Re: Linux clone() looks safe (Re: Vulnerability in 4.4BSD rfork()

Marc Slemko (marcs@ZNEP.COM)
Sun, 03 Aug 1997 17:38:22 -0600

On Sat, 2 Aug 1997, Jeff Epler wrote:

> On Sat, Aug 02, 1997 at 08:02:04PM -0500, Thomas H. Ptacek wrote:
> > Vulnerability in rfork() System Call
> > A vulnerability in certain 4.4BSD kernels allows processes to gain
> > access to restricted resources by manipulating the file descriptor
> > tables of SUID and SGID executables.
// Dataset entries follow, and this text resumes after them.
@@ -56,7 +56,7 @@
         {"NFC_WG_RERUN", &Switches::wg_rerun}, {"NFC_WG_NR", &Switches::wg_nr}, {"NFC_WG_PER_CU", &Switches::wg_per_cu},
         {"NFC_WG_PER_CU_AHEAD", &Switches::wg_per_cu_ahead}, {"NFC_WG_EX", &Switches::wg_ex}, {"NFC_LEAN", &Switches::lean}, {"NFC_LEAN_ROUNDS", &Switches::lean_rounds},
         {"NFC_LEAN_WAVES", &Switches::lean_waves}, {"NFC_EDGE_PREFIX", &Switches::edge_prefix}, {"NFC_DEC_SPEC", &Switches::dec_spec}, {"NFC_DEC_RUNIN", &Switches::dec_runin},
-        {"NFC_SPIN_WAIT", &Switches::spin_wait}, {"NFC_CHUNK_ADAPT", &Switches::chunk_adapt}, {"NFC_CHUNK_MULT", &Switches::chunk_mult}};
+        {"NFC_SPIN_WAIT", &Switches::spin_wait}, {"NFC_CHUNK_ADAPT", &Switches::chunk_adapt}, {"NFC_CHUNK_MULT", &Switches::chunk_mult}, {"NFC_FILL_FRONT", &Switches::fill_front}};
     const struct { const char *name; std::optional<double> Switches::*at; } reals[] = {
         {"NFC_LEAN_GFAC", &Switches::lean_gfac}, {"NFC_LEAN_GMIN", &Switches::lean_gmin}, {"NFC_EPS", &Switches::eps}};
     for (const auto &v : ints)
@@ -135,6 +135,9 @@
     DecCarry dirty_dcarry;
     bool cert_pending = false;
     CertLaunch cert;
+    bool fill_pending = false, fill_can_ride = false, fill_front = false;
+    FillRider fill;
+    uint32_t dbg_fill_rode = 0, dbg_fill_refront = 0;
     bool dbg_bad_launch = false, dbg_redo_submitted = false, dbg_no_submit_ahead = false, dbg_any = false, dbg_clk = false, dbg_trace = false;
     std::string dbg_clk_path;
     uint32_t batch_seq = 0;
@@ -321,7 +324,7 @@
         if (int rc__ = batch_ok((c), (with_mirror))) return rc__;  \
     } while (0)
 
-void launch_fill_kind(nfc_ctx *c, const void *in, uint32_t n, int nchunks, int ring_idx = -1) {
+bool launch_fill_kind(nfc_ctx *c, const void *in, uint32_t n, int nchunks, int ring_idx = -1, const uint8_t *ride_cert0 = nullptr) {
     float *ring = c->d_ring[ring_idx < 0 ? c->ring_cur : ring_idx].as<float>();
     Carry *cr = dC(c);
     EdgeCarryInit eci{(int32_t *)dE(c), c->L % c->mx};
@@ -346,8 +349,15 @@
         c->state_dirty = c->dirty_fill_ring = false;
         fresh = h.carry.stable == 0 && h.carry.filled == 0 && n >= (uint32_t)c->L && (void *)cr == c->d_state.p;
     }
+    uint32_t *const seq_dst = &((DevState *)c->d_state.p)->seq[0];
+    if (fresh && ride_cert0) {
+        c->fill = FillRider{c->L, nchunks, ring, cr, eci, ver, ride_cert0, sum, seq_dst, c->batch_seq, init};
+        c->fill_pending = true;
+        return true;
+    }
     NFC_LAUNCH(c->kk->fill, dim3(1), dim3(FILL_BLOCK), (size_t)c->Lpad * 4, c->st, in, n, c->i16_scale, c->L, ring, cr, eci, ver, nchunks, sum, init,
-               &((DevState *)c->d_state.p)->seq[0], c->batch_seq, fresh);
+               seq_dst, c->batch_seq, fresh);
+    return false;
 }
 void launch_seq_kind(nfc_ctx *c, const SeqArgs &A) { NFC_LAUNCH(c->kk->seq, dim3(1), dim3(64), 0, c->st, A); }
 
diff --git a/usrp_nfc_amd/csrc/host_stages.h b/usrp_nfc_amd/csrc/host_stages.h
--- a/usrp_nfc_amd/csrc/host_stages.h
+++ b/usrp_nfc_amd/csrc/host_stages.h
@@ -15,6 +15,15 @@
         return;
     }
     write_edges_tile(E, nwords, partials, supers, recs, epos, ecode, cap, own_prefix, total_out, last2_total, carry_out, tiles - blockIdx.x, tiles);
+}
+
+static_assert(ER_BLOCK == FILL_BLOCK, "the rider is one workgroup of the reduce pass");
+__global__ __launch_bounds__(ER_BLOCK) void k_edge_reduce_and_fill(FillRider F, EdgeArgs E, size_t nwords, EdgeAgg *partials, EdgeAgg *supers, EdgeRec *recs) {
+    if (blockIdx.x == 0) {
+        fill_rider(F);
+        return;
+    }
+    edge_reduce_super(E, nwords, blockIdx.x - 1, partials, supers, recs);
 }
 
 int run_edges(nfc_ctx *c, uint32_t n, uint32_t skip, uint64_t g0, bool beside_threshold = false) {
@@ -48,7 +57,12 @@
     Last2 *last2_total = (Last2 *)(tot + TOT_LAST2);
     uint32_t *edges_total = (uint32_t *)(tot + TOT_EDGES);
     const EdgeAggOp op{E.mx, E.mx_magic};
-    if (tiles) NFC_LAUNCH(k_edge_reduce, dim3((unsigned)supers), dim3(ER_BLOCK), 0, c->st, E, nwords, parts, sups, recs);
+    if (tiles && c->fill_pending) {
+        c->fill_pending = false;
+        NFC_LAUNCH(k_edge_reduce_and_fill, dim3((unsigned)supers + 1u), dim3(ER_BLOCK), 0, c->st, c->fill, E, nwords, parts, sups, recs);
+    } else if (tiles) {
+        NFC_LAUNCH(k_edge_reduce, dim3((unsigned)supers), dim3(ER_BLOCK), 0, c->st, E, nwords, parts, sups, recs);
+    }
     if (!own || !tiles)
         scan_partials_with(c->st, op, supers, nullptr, (uint32_t)(EW_WORDS * EW_SUPER), sups, op.identity(), (EdgeAgg *)nullptr,
                            EdgeTotalEpilogue{E, edges_total, last2_total, dE(c)});
@@ -428,6 +442,8 @@
     };
     const std::function<int()> ahead = edges_and_decode;
     bool clean = false;
+    c->fill_pending = false;
+    c->fill_can_ride = want_edges && !(c->use_small && n <= SM_MAX_SAMPLES);
     int rc = run_threshold(c, d_in, n, skip, want_edges ? &ahead : nullptr, &clean);
     if (rc) return rc;
     if (want_edges) {
diff --git a/usrp_nfc_amd/csrc/host_threshold.h b/usrp_nfc_amd/csrc/host_threshold.h
--- a/usrp_nfc_amd/csrc/host_threshold.h
+++ b/usrp_nfc_amd/csrc/host_threshold.h
@@ -282,7 +282,8 @@
 }
 
 static int threshold_span(nfc_ctx *c, const void *d_in_all, uint32_t n_all, uint32_t skip_all, uint32_t base, const EdgeCarry &ec,
-                          const std::function<int()> *ahead, bool *clean, bool *need_seq_out, bool *recut_out = nullptr) {
+                          const std::function<int()> *ahead, bool *clean, bool *need_seq_out, bool *recut_out = nullptr,
+                          bool *refront_out = nullptr) {
     bool ran_ahead = false;
     *clean = false;
     const int L = c->L;
@@ -299,9 +300,9 @@
     uint8_t *d_cert = P.d_cert;
     const uint8_t *h_cert = P.h_cert, *h_gflags = P.h_gflags, *h_gmin = P.h_gmin, *h_gmax = P.h_gmax;
 
-    launch_fill_kind(c, d_in, n, (int)nch);
-
     const bool force_seq = (c->P.flags & NFC_FLAG_FORCE_SEQUENTIAL) != 0 || L < STEP;
+    const bool may_ride = wg && !force_seq && ahead && !c->dbg_any && c->fill_can_ride && !c->fill_front && refront_out;
+    const bool rode = launch_fill_kind(c, d_in, n, (int)nch, -1, may_ride ? P.d_cert : nullptr);
     bool need_seq = force_seq;
     if (!force_seq) {
         const bool lean = wg || P.form == ThrForm::Lean;
@@ -310,7 +311,10 @@
             HIPCHK(c, c->d_certinfo.ensure((size_t)nch * 32 * 5));
             A.dbg_clk = c->d_certinfo.as<unsigned long long>();
         }
+        A.delta_by_value = A.own_window = rode ? 1 : 0;
+        A.delta_val = 0.0;
         enqueue_pass0(c, P, A);
+        A.delta_by_value = A.own_window = 0;
         if (dbg_clk) {
             std::vector<unsigned long long> h((size_t)nch * 4);
             HIPCHK(c, hipStreamSynchronize(c->st));
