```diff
@@ -329,24 +335,21 @@
   }
 }
 template <bool KC>
-__device__ __forceinline__ void fetch_din(const DinGen& d, const DinPre& p, int k0, int kend, int K, f32x4v (&rh)[2],
-                                          f32x4v (&rq)[2]) {
-#pragma unroll
-  for (int i = 0; i < 2; ++i) {
-    if (KC) {
-      int c = k0 + p.off[i];
-      c = c < K - 4 ? c : K - 4;
-      const int seg = static_cast<int>((static_cast<uint64_t>(static_cast<uint32_t>(c)) * d.inv_E) >> 32);
-      const int j = c - seg * d.E;
-      rq[i] = *reinterpret_cast<const f32x4v*>(p.qp[i] + j);
-      rh[i] = *reinterpret_cast<const f32x4v*>(p.hp[i] + j);
-    } else {
-      int r = k0 + p.off[i];
-      r = r < kend ? r : kend - 1;
-      const int b = din_div_L(d, r);
-      rq[i] = *reinterpret_cast<const f32x4v*>(p.qp[i] + static_cast<int64_t>(b) * d.ldq);
-      rh[i] = *reinterpret_cast<const f32x4v*>(p.hp[i] + static_cast<int64_t>(r) * d.ldh);
-    }
+__device__ __forceinline__ void fetch_din_unit(const DinGen& d, const DinPre& p, int k0, int kend, int K, int i,
+                                               f32x4v (&rh)[2], f32x4v (&rq)[2]) {
+  if (KC) {
+    int c = k0 + p.off[i];
+    c = c < K - 4 ? c : K - 4;
+    const int seg = static_cast<int>((static_cast<uint64_t>(static_cast<uint32_t>(c)) * d.inv_E) >> 32);
+    const int j = c - seg * d.E;
+    rq[i] = *reinterpret_cast<const f32x4v*>(p.qp[i] + j);
+    rh[i] = *reinterpret_cast<const f32x4v*>(p.hp[i] + j);
+  } else {
+    int r = k0 + p.off[i];
+    r = r < kend ? r : kend - 1;
+    const int b = din_div_L(d, r);
+    rq[i] = *reinterpret_cast<const f32x4v*>(p.qp[i] + static_cast<int64_t>(b) * d.ldq);
+    rh[i] = *reinterpret_cast<const f32x4v*>(p.hp[i] + static_cast<int64_t>(r) * d.ldh);
   }
 }
 template <bool KC>
@@ -363,18 +366,15 @@
     rh[i] = din_combine(seg, rq[i], rh[i]);
   }
 }
-__device__ __forceinline__ void fetch_tile_din_perm(const float* __restrict__ P, int ld, int tx, int E, int k0, int kend, int K,
-                                                    int tid, f32x4v (&r)[2]) {
-#pragma unroll
-  for (int i = 0; i < 2; ++i) {
-    int row, k;
-    unit_pos<true>(tid, i, row, k);
-    const int n = (row >> 4) * E + tx * 16 + (row & 15);
-    k += k0;
-    const int kpad = (K + 3) & ~3;
-    k = k < kpad - 4 ? k : kpad - 4;
-    r[i] = *reinterpret_cast<const f32x4v*>(P + static_cast<int64_t>(n) * ld + k);
-  }
+__device__ __forceinline__ void fetch_unit_din_perm(const float* __restrict__ P, int ld, int tx, int E, int k0, int kend, int K,
+                                                    int tid, int i, f32x4v& r) {
+  int row, k;
+  unit_pos<true>(tid, i, row, k);
+  const int n = (row >> 4) * E + tx * 16 + (row & 15);
+  k += k0;
+  const int kpad = (K + 3) & ~3;
+  k = k < kpad - 4 ? k : kpad - 4;
+  r = *reinterpret_cast<const f32x4v*>(P + static_cast<int64_t>(n) * ld + k);
 }
 
 struct BnA {
@@ -419,7 +419,7 @@
   }
 }
 
-template <bool A_KC, bool B_KC, bool BN_EPI = false, int XEPI = 0, int DIN = 0>
+template <bool A_KC, bool B_KC, bool BN_EPI = false, int XEPI = 0, int DIN = 0, bool PINNED = false>
 __device__ __forceinline__ void gemm_f32_block(const GemmArgs& g, int bx, int bz, float* __restrict__ lds,
                                                bool plain_tiles = false, const er_gemm_epilogue* xe = nullptr,
                                                const DinGen* dg = nullptr, const BnA* ba = nullptr,
@@ -506,24 +506,77 @@
     f32x4v rq0[2], rq1[2];
     DinPre dpre;
     if (DIN == 1) din_prepare<A_KC>(*dg, m0, g.M, tid, dpre);
+    auto fetch_part = [&](f32x4v (&ra)[2], f32x4v (&rb)[2], f32x4v (&rq)[2], int t, int part) {
+      const int k0 = kbeg + (t < T ? t : T - 1) * BK32;
+      const int i = part & 1;
+      if (part < 2) {
+        if (DIN == 1) fetch_din_unit<A_KC>(*dg, dpre, k0, kend, g.K, i, ra, rq);
+        else fetch_unit<A_KC>(g.A, g.lda, m0, g.M, k0, kend, g.K, tid, i, ra[i]);
+      } else {
+        if (DIN == 2) fetch_unit_din_perm(g.B, g.ldb, tx, dg->E, k0, kend, g.K, tid, i, rb[i]);
+        else if (DIN == 3 && !b_vec) fetch_unit_generic<B_KC>(g.B, g.ldb, n0, g.N, k0, kend, tid, i, rb[i]);
+        else fetch_unit<B_KC>(g.B, g.ldb, n0, g.N, k0, kend, g.K, tid, i, rb[i]);
+      }
+    };
+    auto stage_part = [&](int buf, f32x4v (&ra)[2], const f32x4v (&rb)[2], const f32x4v (&rq)[2], int t, int part,
+                          bool interior) {
+      const int k0 = kbeg + t * BK32;
+      const int i = part & 1;
+      if (part == 0) {
+        if (DIN == 1) combine_din<A_KC>(*dg, dpre, kbeg + (t < T ? t : T - 1) * BK32, g.K, ra, rq);
+        if (DIN == 3) bna_apply(*ba, coef, tid, m0, g.M, kbeg + (t < T ? t : T - 1) * BK32, g.K, tx == 0 && t < T && ba->y != nullptr, ra);
+      }
+      if (part < 2) stage_unit<A_KC>(lds + buf * 2 * kOpTile, tid, i, ra[i], interior, m0, g.M, k0, kend);
+      else stage_unit<B_KC>(lds + buf * 2 * kOpTile + kOpTile, tid, i, rb[i], interior, n0, g.N, k0, kend);
+    };
     auto fetch = [&](f32x4v (&ra)[2], f32x4v (&rb)[2], f32x4v (&rq)[2], int t) {
-      const int k0 = kbeg + (t < T ? t : T - 1) * BK32;
-      if (DIN == 1) fetch_din<A_KC>(*dg, dpre, k0, kend, g.K, ra, rq);
-      else fetch_tile<A_KC>(g.A, g.lda, m0, g.M, k0, kend, g.K, tid, ra);
-      if (DIN == 2) fetch_tile_din_perm(g.B, g.ldb, tx, dg->E, k0, kend, g.K, tid, rb);
-      else if (DIN == 3 && !b_vec) fetch_tile_generic<B_KC>(g.B, g.ldb, n0, g.N, k0, kend, tid, rb);
-      else fetch_tile<B_KC>(g.B, g.ldb, n0, g.N, k0, kend, g.K, tid, rb);
+#pragma unroll
+      for (int part = 0; part < 4; ++part) fetch_part(ra, rb, rq, t, part);
     };
     auto stage = [&](int buf, f32x4v (&ra)[2], const f32x4v (&rb)[2], const f32x4v (&rq)[2], int t) {
-      const int k0 = kbeg + t * BK32;
-      const bool interior = rows_full && (k0 + BK32 <= kend);
-      if (DIN == 1) combine_din<A_KC>(*dg, dpre, kbeg + (t < T ? t : T - 1) * BK32, g.K, ra, rq);
-      if (DIN == 3) bna_apply(*ba, coef, tid, m0, g.M, kbeg + (t < T ? t : T - 1) * BK32, g.K, tx == 0 && t < T && ba->y != nullptr, ra);
-      stage_tile<A_KC>(lds + buf * 2 * kOpTile, tid, ra, interior, m0, g.M, k0, kend);
-      stage_tile<B_KC>(lds + buf * 2 * kOpTile + kOpTile, tid, rb, interior, n0, g.N, k0, kend);
+      const bool interior = rows_full && (kbeg + t * BK32 + BK32 <= kend);
+#pragma unroll
+      for (int part = 0; part < 4; ++part) stage_part(buf, ra, rb, rq, t, part, interior);
     };
-    auto step = [&](int buf, f32x4v (&fa_)[2], f32x4v (&fb_)[2], f32x4v (&fq_)[2], f32x4v (&sa)[2], f32x4v (&sb)[2],
-                    f32x4v (&sq)[2], int t) {
+#define ER_PIN() __builtin_amdgcn_sched_barrier(0)
+    auto step = [&](auto masked, int buf, f32x4v (&fa_)[2], f32x4v (&fb_)[2], f32x4v (&fq_)[2], f32x4v (&sa)[2],
+                    f32x4v (&sb)[2], f32x4v (&sq)[2], int t) {
+      constexpr bool kInterior = !decltype(masked)::value;
+      const float* base = lds + buf * 2 * kOpTile;
+      f32x4v a[2], b[2];
+      a[0] = *reinterpret_cast<const f32x4v*>(base + fa);
+      b[0] = *reinterpret_cast<const f32x4v*>(base + fb);
+#pragma unroll
+      for (int q = 0; q < 4; ++q) {
+        const f32x4v aq = a[q & 1], bq = b[q & 1];
+#pragma unroll
+        for (int i = 0; i < 4; ++i) {
+          if (q == 3 && i == 3) {
+            ER_PIN();
+            __syncthreads();
+            ER_PIN();
+          }
+          acc = __builtin_amdgcn_mfma_f32_32x32x2f32(aq[i], bq[i], acc, 0, 0, 0);
+          if (q == 3) continue;
+          ER_PIN();
+          if (i == 0) {
+            a[(q + 1) & 1] = *reinterpret_cast<const f32x4v*>(base + fa + 4 * (q + 1));
+            b[(q + 1) & 1] = *reinterpret_cast<const f32x4v*>(base + fb + 4 * (q + 1));
+          }
+          if (q < 2 && i < 2) fetch_part(fa_, fb_, fq_, t + 2, 2 * q + i);
+          if (q == 2 && i == 0) {
+            ER_PIN();
+            stage_part(buf ^ 1, sa, sb, sq, t + 1, 0, kInterior);
+            stage_part(buf ^ 1, sa, sb, sq, t + 1, 1, kInterior);
+          }
+          if (q == 2 && (i == 1 || i == 2)) stage_part(buf ^ 1, sa, sb, sq, t + 1, i + 1, kInterior);
+          ER_PIN();
+        }
+      }
+    };
+#undef ER_PIN
+    auto step_free = [&](int buf, f32x4v (&fa_)[2], f32x4v (&fb_)[2], f32x4v (&fq_)[2], f32x4v (&sa)[2], f32x4v (&sb)[2],
+                         f32x4v (&sq)[2], int t) {
       const float* base = lds + buf * 2 * kOpTile;
       fetch(fa_, fb_, fq_, t + 2);
 #pragma unroll
@@ -546,9 +599,23 @@
     fetch(ra1, rb1, rq1, 1);
     stage(0, ra0, rb0, rq0, 0);
     __syncthreads();
-    for (int t = 0; t < T; t += 2) {
-      step(0, ra0, rb0, rq0, ra1, rb1, rq1, t);
-      step(1, ra1, rb1, rq1, ra0, rb0, rq0, t + 1);
+    int t = 0;
+    if (!PINNED) {
+      for (; t < T; t += 2) {
+        step_free(0, ra0, rb0, rq0, ra1, rb1, rq1, t);
+        step_free(1, ra1, rb1, rq1, ra0, rb0, rq0, t + 1);
+      }
+    } else {
+      if (rows_full) {
+        for (; kbeg + (t + 3) * BK32 <= kend; t += 2) {
+          step(std::false_type(), 0, ra0, rb0, rq0, ra1, rb1, rq1, t);
+          step(std::false_type(), 1, ra1, rb1, rq1, ra0, rb0, rq0, t + 1);
+        }
+      }
+      for (; t < T; t += 2) {
+        step(std::true_type(), 0, ra0, rb0, rq0, ra1, rb1, rq1, t);
+        step(std::true_type(), 1, ra1, rb1, rq1, ra0, rb0, rq0, t + 1);
+      }
     }
   } else {
     f32x4v ra[2], rb[2];
```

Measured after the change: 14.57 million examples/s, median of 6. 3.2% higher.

Applications of this vulnerability
> > will allow users to gain root access.
>
> A look at the source code for Linux kernel 2.0.30 and an attempted
> exploit seem to show that linux clone() does not have the weakness
> discovered in rfork().

I took a quick look at the behavior of IRIX's sproc() (on 6.2), and it
appears to be safe, but it may be more out of luck and/or bugs than
design.

If you do a sproc() then have the child exec something (regardless of if
what it execs is setuid or not) and open a file descriptor in the child,
when the parent write()s to that descriptor it does _not_ return an error
condition but it doesn't get written to the file either; it appears to
just vanish. If you try to write from the parent to a fd that is closed,
it does properly return an error.

Finally, a welcome change from all the buffer overflows. Trivial to
exploit to gain root, but still a nice change of pace.